Look over the material for the string "stride". Copy every line where it turns up.
****
# delafrouzmir/test-resilient-osss-ucx

Measured on AMD Instinct MI355X. Metric: GiB/s device-resident shmem_double_sum_to_all combine + %HBM peak, 1/2/4/8 GPU, higher is better.
Workload: dtype f64; 1 GPU; BASELINE config 2: shmem_double_sum_to_all combine, nreduce=64Mi, K=2 inputs (source + peer source), 1 MI355X, device-resident combine kernel; nreduce=67108864, K=2

## Files before the change

test-resilient-osss-ucx_amd/csrc/copy.hip:

```cpp
#include <hip/hip_runtime.h>

#include <stdint.h>
#include <stdlib.h>

#include "combine.hpp"

namespace osgpu {
namespace {

typedef unsigned int u32x4 __attribute__((ext_vector_type(4)));
typedef u32x4 u32x4_a4 __attribute__((aligned(4)));

constexpr int kThreads = 256;
constexpr int kU = 4;
constexpr size_t kBlockBytes = (size_t) kThreads * kU * 16;

struct SegTable {
    const char *src[kMaxCopySegs];
    char *dst[kMaxCopySegs];
    size_t bytes[kMaxCopySegs];
    unsigned first_block[kMaxCopySegs + 1];
    unsigned rounds;
    int n;
};

__device__ __forceinline__ int find_seg(const SegTable &t, unsigned b)
{
    int k = 0;
#pragma unroll
    for (int i = 1; i < kMaxCopySegs; i++)
        if (i < t.n && b >= t.first_block[i]) k = i;
    return k;
}

__global__ __launch_bounds__(kThreads) void copy_vec_kernel(SegTable t)
{
    const unsigned inter = t.rounds * (unsigned) t.n;
    int k;
    unsigned lb;
    if (blockIdx.x < inter) {
        k = (int) (blockIdx.x % (unsigned) t.n);
        lb = blockIdx.x / (unsigned) t.n;
    } else {
        const unsigned b = blockIdx.x - inter;
        k = find_seg(t, b);
        lb = t.rounds + (b - t.first_block[k]);
    }
    const char *s = t.src[k];
    char *d = t.dst[k];
    const size_t bytes = t.bytes[k];
    size_t head = (size_t) ((0 - (uintptr_t) d) & 15);
    if (head > bytes) head = bytes;
    const size_t nvec = (bytes - head) / 16;
    const size_t tail0 = head + nvec * 16;
    if (lb == 0) {
        const unsigned x = threadIdx.x;
        if (x < head) d[x] = s[x];
        if (x < bytes - tail0) d[tail0 + x] = s[tail0 + x];
    }
    const u32x4_a4 *sv = reinterpret_cast<const u32x4_a4 *>(s + head);
    u32x4 *dv = reinterpret_cast<u32x4 *>(d + head);
    const size_t base = (size_t) lb * kThreads * kU + threadIdx.x;
    u32x4 v[kU];
#pragma unroll
    for (int u = 0; u < kU; u++) {
        const size_t i = base + (size_t) u * kThreads;
        if (i < nvec) v[u] = __builtin_nontemporal_load(sv + i);
    }
#pragma unroll
    for (int u = 0; u < kU; u++) {
        const size_t i = base + (size_t) u * kThreads;
        if (i < nvec) __builtin_nontemporal_store(v[u], dv + i);
    }
}

__global__ __launch_bounds__(kThreads) void copy_byte_kernel(SegTable t)
{
    const int k = find_seg(t, blockIdx.x);
    const size_t per_block = (size_t) kThreads * 16;
    const size_t lo = (size_t) (blockIdx.x - t.first_block[k]) * per_block;
    for (size_t i = lo + threadIdx.x; i < t.bytes[k] && i < lo + per_block; i += kThreads)
        t.dst[k][i] = t.src[k][i];
}

__global__ __launch_bounds__(kThreads) void probe_load_kernel(const unsigned long long *src,
                                                              unsigned long long *dst,
                                                              unsigned words)
{
    if (threadIdx.x < words) dst[threadIdx.x] = src[threadIdx.x];
}

__global__ __launch_bounds__(kThreads) void host_copy_kernel(const char *__restrict__ s,
                                                             char *__restrict__ d, size_t bytes)
{
    size_t head = (size_t) ((0 - (uintptr_t) d) & 15);
    if (head > bytes) head = bytes;
    const size_t nvec = (bytes - head) / 16;
    const size_t tail0 = head + nvec * 16;
    if (blockIdx.x == 0) {
        const unsigned x = threadIdx.x;
        if (x < head) d[x] = s[x];
        if (x < bytes - tail0) d[tail0 + x] = s[tail0 + x];
    }
    const u32x4_a4 *sv = reinterpret_cast<const u32x4_a4 *>(s + head);
    u32x4 *dv = reinterpret_cast<u32x4 *>(d + head);
    const size_t stride = (size_t) gridDim.x * kThreads * kU;
    for (size_t base = (size_t) blockIdx.x * kThreads * kU + threadIdx.x; base < nvec;
         base += stride) {
        u32x4 v[kU];
#pragma unroll
        for (int u = 0; u < kU; u++) {
            const size_t i = base + (size_t) u * kThreads;
            if (i < nvec) v[u] = __builtin_nontemporal_load(sv + i);
        }
#pragma unroll
        for (int u = 0; u < kU; u++) {
            const size_t i = base + (size_t) u * kThreads;
            if (i < nvec) dv[i] = v[u];
        }
    }
}

}

hipError_t launch_host_copy(void *dst, const void *src, size_t bytes, hipStream_t stream)
{
    static const unsigned grid = [] {
        const char *e = getenv("OSGPU_HOST_COPY_GRID");
        const long v = e ? atol(e) : 256;
        return (unsigned) (v < 1 ? 1 : (v > 4096 ? 4096 : v));
    }();
    if (bytes == 0) return hipSuccess;
    if (((uintptr_t) src ^ (uintptr_t) dst) & 3) {
        CopySeg g = {src, dst, bytes};
        return launch_copy(&g, 1, stream);
    }
    const size_t tiles = (bytes + kBlockBytes - 1) / kBlockBytes;
    hipLaunchKernelGGL(host_copy_kernel, dim3((unsigned) (tiles < grid ? tiles : grid)),
                       dim3(kThreads), 0, stream, static_cast<const char *>(src),
                       static_cast<char *>(dst), bytes);
    return hipGetLastError();
}

hipError_t launch_probe_load(const void *src, void *dst, size_t bytes, hipStream_t stream)
{
    static_assert(kProbeLoadBytes == (size_t) kThreads * 8, "one word per lane");
    if (bytes % 8 || bytes > kProbeLoadBytes || ((uintptr_t) src | (uintptr_t) dst) & 7)
        return hipErrorInvalidValue;
    hipLaunchKernelGGL(probe_load_kernel, dim3(1), dim3(kThreads), 0, stream,
                       static_cast<const unsigned long long *>(src),
                       static_cast<unsigned long long *>(dst), (unsigned) (bytes / 8));
    return hipGetLastError();
}

hipError_t launch_copy(const CopySeg *segs, int nseg, hipStream_t stream)
{
    SegTable vt{}, bt{};
    unsigned vblocks = 0, bblocks = 0;
    for (int i = 0; i < nseg; i++) {
        const CopySeg &g = segs[i];
        if (g.bytes == 0) continue;
        const uintptr_t phase = (uintptr_t) g.src ^ (uintptr_t) g.dst;
        SegTable &t = (phase & 3) ? bt : vt;
        unsigned &nb = (phase & 3) ? bblocks : vblocks;
        const size_t per = (phase & 3) ? (size_t) kThreads * 16 : kBlockBytes;
        const size_t blocks = (g.bytes + per - 1) / per;
        if (blocks > 0x7fffffffu - nb) return hipErrorInvalidValue;
        if (t.n == kMaxCopySegs) return hipErrorInvalidValue;
        t.src[t.n] = (const char *) g.src;
        t.dst[t.n] = (char *) g.dst;
        t.bytes[t.n] = g.bytes;
        t.first_block[t.n] = nb;
        t.n++;
        nb += (unsigned) blocks;
    }
    if (vt.n) {
        unsigned rounds = ~0u;
        for (int i = 0; i < vt.n; i++) {
            const unsigned next = i + 1 < vt.n ? vt.first_block[i + 1] : vblocks;
            rounds = next - vt.first_block[i] < rounds ? next - vt.first_block[i] : rounds;
        }
        unsigned nb = 0;
        for (int i = 0; i < vt.n; i++) {
            const unsigned next = i + 1 < vt.n ? vt.first_block[i + 1] : vblocks;
            const unsigned tiles = next - vt.first_block[i];
            vt.first_block[i] = nb;
            nb += tiles - rounds;
        }
        vt.first_block[vt.n] = nb;
        vt.rounds = rounds;
        hipLaunchKernelGGL(copy_vec_kernel, dim3(vblocks), dim3(kThreads), 0, stream, vt);
        hipError_t e = hipGetLastError();
        if (e != hipSuccess) return e;
    }
    if (bt.n) {
        bt.first_block[bt.n] = bblocks;
        hipLaunchKernelGGL(copy_byte_kernel, dim3(bblocks), dim3(kThreads), 0, stream, bt);
        hipError_t e = hipGetLastError();
        if (e != hipSuccess) return e;
    }
    return hipSuccess;
}

}
```

Measured before the change: 6246 GiB/s.

## Add wave-granular copy kernel for few-segment copies and split oversized launches

Adds a wave-sized (64-thread) copy kernel that assigns one 1KiB tile per wave, interleaving up to two segments across waves of a block, used when source and destination share 16-byte phase. Copies with more segments or mismatched phase keep the 256-thread block kernel, and both paths now split the grid into multiple launches bounded by max_launch_threads. The finer granularity aims to improve load balance and the tail of small copies, at the cost of many more tiny blocks and more scheduling overhead for large copies. The benchmarked workload is a sum_to_all combine, so this copy path may be off the timed path.

```diff
diff --git a/test-resilient-osss-ucx_amd/csrc/copy.hip b/test-resilient-osss-ucx_amd/csrc/copy.hip
--- a/test-resilient-osss-ucx_amd/csrc/copy.hip
+++ b/test-resilient-osss-ucx_amd/csrc/copy.hip
@@ -14,6 +14,9 @@
 constexpr int kThreads = 256;
 constexpr int kU = 4;
 constexpr size_t kBlockBytes = (size_t) kThreads * kU * 16;
+
+constexpr int kCopyU1 = 1, kCopyW1 = 1, kCopyUM = 1;
+constexpr int kCopyWaveMaxSegs = 2;
 
 struct SegTable {
     const char *src[kMaxCopySegs];
@@ -22,6 +25,7 @@
     unsigned first_block[kMaxCopySegs + 1];
     unsigned rounds;
     int n;
+    unsigned first;
 };
 
 __device__ __forceinline__ int find_seg(const SegTable &t, unsigned b)
@@ -36,13 +40,14 @@
 __global__ __launch_bounds__(kThreads) void copy_vec_kernel(SegTable t)
 {
     const unsigned inter = t.rounds * (unsigned) t.n;
+    const unsigned bx = t.first + blockIdx.x;
     int k;
     unsigned lb;
-    if (blockIdx.x < inter) {
-        k = (int) (blockIdx.x % (unsigned) t.n);
-        lb = blockIdx.x / (unsigned) t.n;
+    if (bx < inter) {
+        k = (int) (bx % (unsigned) t.n);
+        lb = bx / (unsigned) t.n;
     } else {
-        const unsigned b = blockIdx.x - inter;
+        const unsigned b = bx - inter;
         k = find_seg(t, b);
         lb = t.rounds + (b - t.first_block[k]);
     }
@@ -74,6 +79,55 @@
     }
 }
 
+template <int U, int W>
+__global__ __launch_bounds__(64 * W) void copy_vec_kernel_wave(SegTable t)
+{
+    constexpr size_t V = 64 * U;
+    const int w = __builtin_amdgcn_readfirstlane((int) (threadIdx.x >> 6));
+    const unsigned lane = threadIdx.x & 63;
+    const unsigned g = t.first + blockIdx.x;
+    int k;
+    size_t tile;
+    if (g < t.rounds) {
+        k = w;
+        tile = g;
+    } else {
+        const unsigned b = g - t.rounds;
+        k = find_seg(t, b);
+        tile = t.rounds + (size_t) (b - t.first_block[k]) * W + w;
+    }
+    const char *s = t.src[k];
+    char *d = t.dst[k];
+    const size_t bytes = t.bytes[k];
+    size_t head = (size_t) ((0 - (uintptr_t) d) & 15);
+    if (head > bytes) head = bytes;
+    const size_t nvec = (bytes - head) / 16;
+    const size_t tail0 = head + nvec * 16;
+    if (tile == 0) {
+        if (lane < head) d[lane] = s[lane];
+        if (lane < bytes - tail0) d[tail0 + lane] = s[tail0 + lane];
+    }
+    const size_t base = tile * V;
+    if (base >= nvec) return;
+    const u32x4_a4 *sv = reinterpret_cast<const u32x4_a4 *>(s + head) + base + lane;
+    u32x4 *dv = reinterpret_cast<u32x4 *>(d + head) + base + lane;
+    u32x4 v[U];
+    if (base + V <= nvec) {
+#pragma unroll
+        for (int u = 0; u < U; u++) v[u] = __builtin_nontemporal_load(sv + u * 64);
+#pragma unroll
+        for (int u = 0; u < U; u++) __builtin_nontemporal_store(v[u], dv + u * 64);
+    } else {
+        const size_t left = nvec - base;
+#pragma unroll
+        for (int u = 0; u < U; u++)
+            if (u * 64 + lane < left) v[u] = __builtin_nontemporal_load(sv + u * 64);
+#pragma unroll
+        for (int u = 0; u < U; u++)
+            if (u * 64 + lane < left) __builtin_nontemporal_store(v[u], dv + u * 64);
+    }
+}
+
 __global__ __launch_bounds__(kThreads) void copy_byte_kernel(SegTable t)
 {
     const int k = find_seg(t, blockIdx.x);
@@ -153,44 +207,116 @@
     return hipGetLastError();
 }
 
+template <int U, int W>
+static hipError_t launch_wave(SegTable &t, hipStream_t stream)
+{
+    constexpr size_t V = 64 * U;
+    size_t tiles[kMaxCopySegs], rounds = ~(size_t) 0;
+    for (int i = 0; i < t.n; i++) {
+        size_t head = (size_t) ((0 - (uintptr_t) t.dst[i]) & 15);
+        if (head > t.bytes[i]) head = t.bytes[i];
+        const size_t nvec = (t.bytes[i] - head) / 16;
+        tiles[i] = nvec ? (nvec + V - 1) / V : 1;
+        rounds = tiles[i] < rounds ? tiles[i] : rounds;
+    }
+    if (t.n == 1) rounds = 0;
+    size_t nb = 0;
+    for (int i = 0; i < t.n; i++) {
+        t.first_block[i] = (unsigned) nb;
+        nb += (tiles[i] - rounds + W - 1) / W;
+        if (rounds + nb > 0xffffffffu) return hipErrorInvalidValue;
+    }
+    t.first_block[t.n] = (unsigned) nb;
+    t.rounds = (unsigned) rounds;
+    const size_t groups = rounds + nb;
+    const size_t lim = max_launch_threads() / (64 * W);
+    const size_t per_launch = lim ? lim : 1;
+    for (size_t g0 = 0; g0 < groups; g0 += per_launch) {
+        const size_t ng = groups - g0 < per_launch ? groups - g0 : per_launch;
+        t.first = (unsigned) g0;
+        hipLaunchKernelGGL((copy_vec_kernel_wave<U, W>), dim3((unsigned) ng), dim3(64 * W), 0,
+                           stream, t);
+        const hipError_t e = hipGetLastError();
+        if (e != hipSuccess) return e;
+    }
+    return hipSuccess;
+}
+
+static hipError_t launch_blocks(SegTable &t, hipStream_t stream)
+{
+    size_t tiles[kMaxCopySegs], rounds = ~(size_t) 0, total = 0;
+    for (int i = 0; i < t.n; i++) {
+        tiles[i] = (t.bytes[i] + kBlockBytes - 1) / kBlockBytes;
+        rounds = tiles[i] < rounds ? tiles[i] : rounds;
+        total += tiles[i];
+        if (total > 0x7fffffffu) return hipErrorInvalidValue;
+    }
+    unsigned nb = 0;
+    for (int i = 0; i < t.n; i++) {
+        t.first_block[i] = nb;
+        nb += (unsigned) (tiles[i] - rounds);
+    }
+    t.first_block[t.n] = nb;
+    t.rounds = (unsigned) rounds;
+    const size_t lim = max_launch_threads() / kThreads;
+    const size_t per_launch = lim ? lim : 1;
+    for (size_t b0 = 0; b0 < total; b0 += per_launch) {
+        const size_t n = total - b0 < per_launch ? total - b0 : per_launch;
+        t.first = (unsigned) b0;
+        hipLaunchKernelGGL(copy_vec_kernel, dim3((unsigned) n), dim3(kThreads), 0, stream, t);
+        const hipError_t e = hipGetLastError();
+        if (e != hipSuccess) return e;
+    }
+    return hipSuccess;
+}
+
+template <int M>
+static hipError_t launch_vec(SegTable &t, hipStream_t stream)
+{
+    if constexpr (M > kCopyWaveMaxSegs)
+        return launch_blocks(t, stream);
+    else
+        return launch_wave<M == 1 ? kCopyU1 : kCopyUM, M == 1 ? kCopyW1 : M>(t, stream);
+}
+
 hipError_t launch_copy(const CopySeg *segs, int nseg, hipStream_t stream)
 {
     SegTable vt{}, bt{};
-    unsigned vblocks = 0, bblocks = 0;
+    unsigned bblocks = 0;
     for (int i = 0; i < nseg; i++) {
         const CopySeg &g = segs[i];
         if (g.bytes == 0) continue;
-        const uintptr_t phase = (uintptr_t) g.src ^ (uintptr_t) g.dst;
-        SegTable &t = (phase & 3) ? bt : vt;
-        unsigned &nb = (phase & 3) ? bblocks : vblocks;
-        const size_t per = (phase & 3) ? (size_t) kThreads * 16 : kBlockBytes;
-        const size_t blocks = (g.bytes + per - 1) / per;
-        if (blocks > 0x7fffffffu - nb) return hipErrorInvalidValue;
+        const bool bytewise = (((uintptr_t) g.src ^ (uintptr_t) g.dst) & 3) != 0;
+        SegTable &t = bytewise ? bt : vt;
         if (t.n == kMaxCopySegs) return hipErrorInvalidValue;
         t.src[t.n] = (const char *) g.src;
         t.dst[t.n] = (char *) g.dst;
         t.bytes[t.n] = g.bytes;
-        t.first_block[t.n] = nb;
+        if (bytewise) {
+            const size_t per = (size_t) kThreads * 16;
+            const size_t blocks = (g.bytes + per - 1) / per;
+            if (blocks > 0x7fffffffu - bblocks) return hipErrorInvalidValue;
+            t.first_block[t.n] = bblocks;
+            bblocks += (unsigned) blocks;
+        }
         t.n++;
-        nb += (unsigned) blocks;
     }
     if (vt.n) {
-        unsigned rounds = ~0u;
-        for (int i = 0; i < vt.n; i++) {
-            const unsigned next = i + 1 < vt.n ? vt.first_block[i + 1] : vblocks;
-            rounds = next - vt.first_block[i] < rounds ? next - vt.first_block[i] : rounds;
+        bool phased = false;
+        for (int i = 0; i < vt.n; i++)
+            phased |= (((uintptr_t) vt.src[i] ^ (uintptr_t) vt.dst[i]) & 15) != 0;
+        hipError_t e;
+        if (phased) e = launch_blocks(vt, stream);
+        else switch (vt.n) {
+        case 1: e = launch_vec<1>(vt, stream); break;
+        case 2: e = launch_vec<2>(vt, stream); break;
+        case 3: e = launch_vec<3>(vt, stream); break;
+        case 4: e = launch_vec<4>(vt, stream); break;
+        case 5: e = launch_vec<5>(vt, stream); break;
+        case 6: e = launch_vec<6>(vt, stream); break;
+        case 7: e = launch_vec<7>(vt, stream); break;
+        default: e = launch_vec<8>(vt, stream); break;
         }
-        unsigned nb = 0;
-        for (int i = 0; i < vt.n; i++) {
-            const unsigned next = i + 1 < vt.n ? vt.first_block[i + 1] : vblocks;
-            const unsigned tiles = next - vt.first_block[i];
-            vt.first_block[i] = nb;
-            nb += tiles - rounds;
-        }
-        vt.first_block[vt.n] = nb;
-        vt.rounds = rounds;
-        hipLaunchKernelGGL(copy_vec_kernel, dim3(vblocks), dim3(kThreads), 0, stream, vt);
-        hipError_t e = hipGetLastError();
         if (e != hipSuccess) return e;
     }
     if (bt.n) {
```

Result: slower. 6003 GiB/s (-3.9%).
****
_EXPECTED ANSWER_.
    const size_t stride = (size_t) gridDim.x * kThreads * kU;
         base += stride) {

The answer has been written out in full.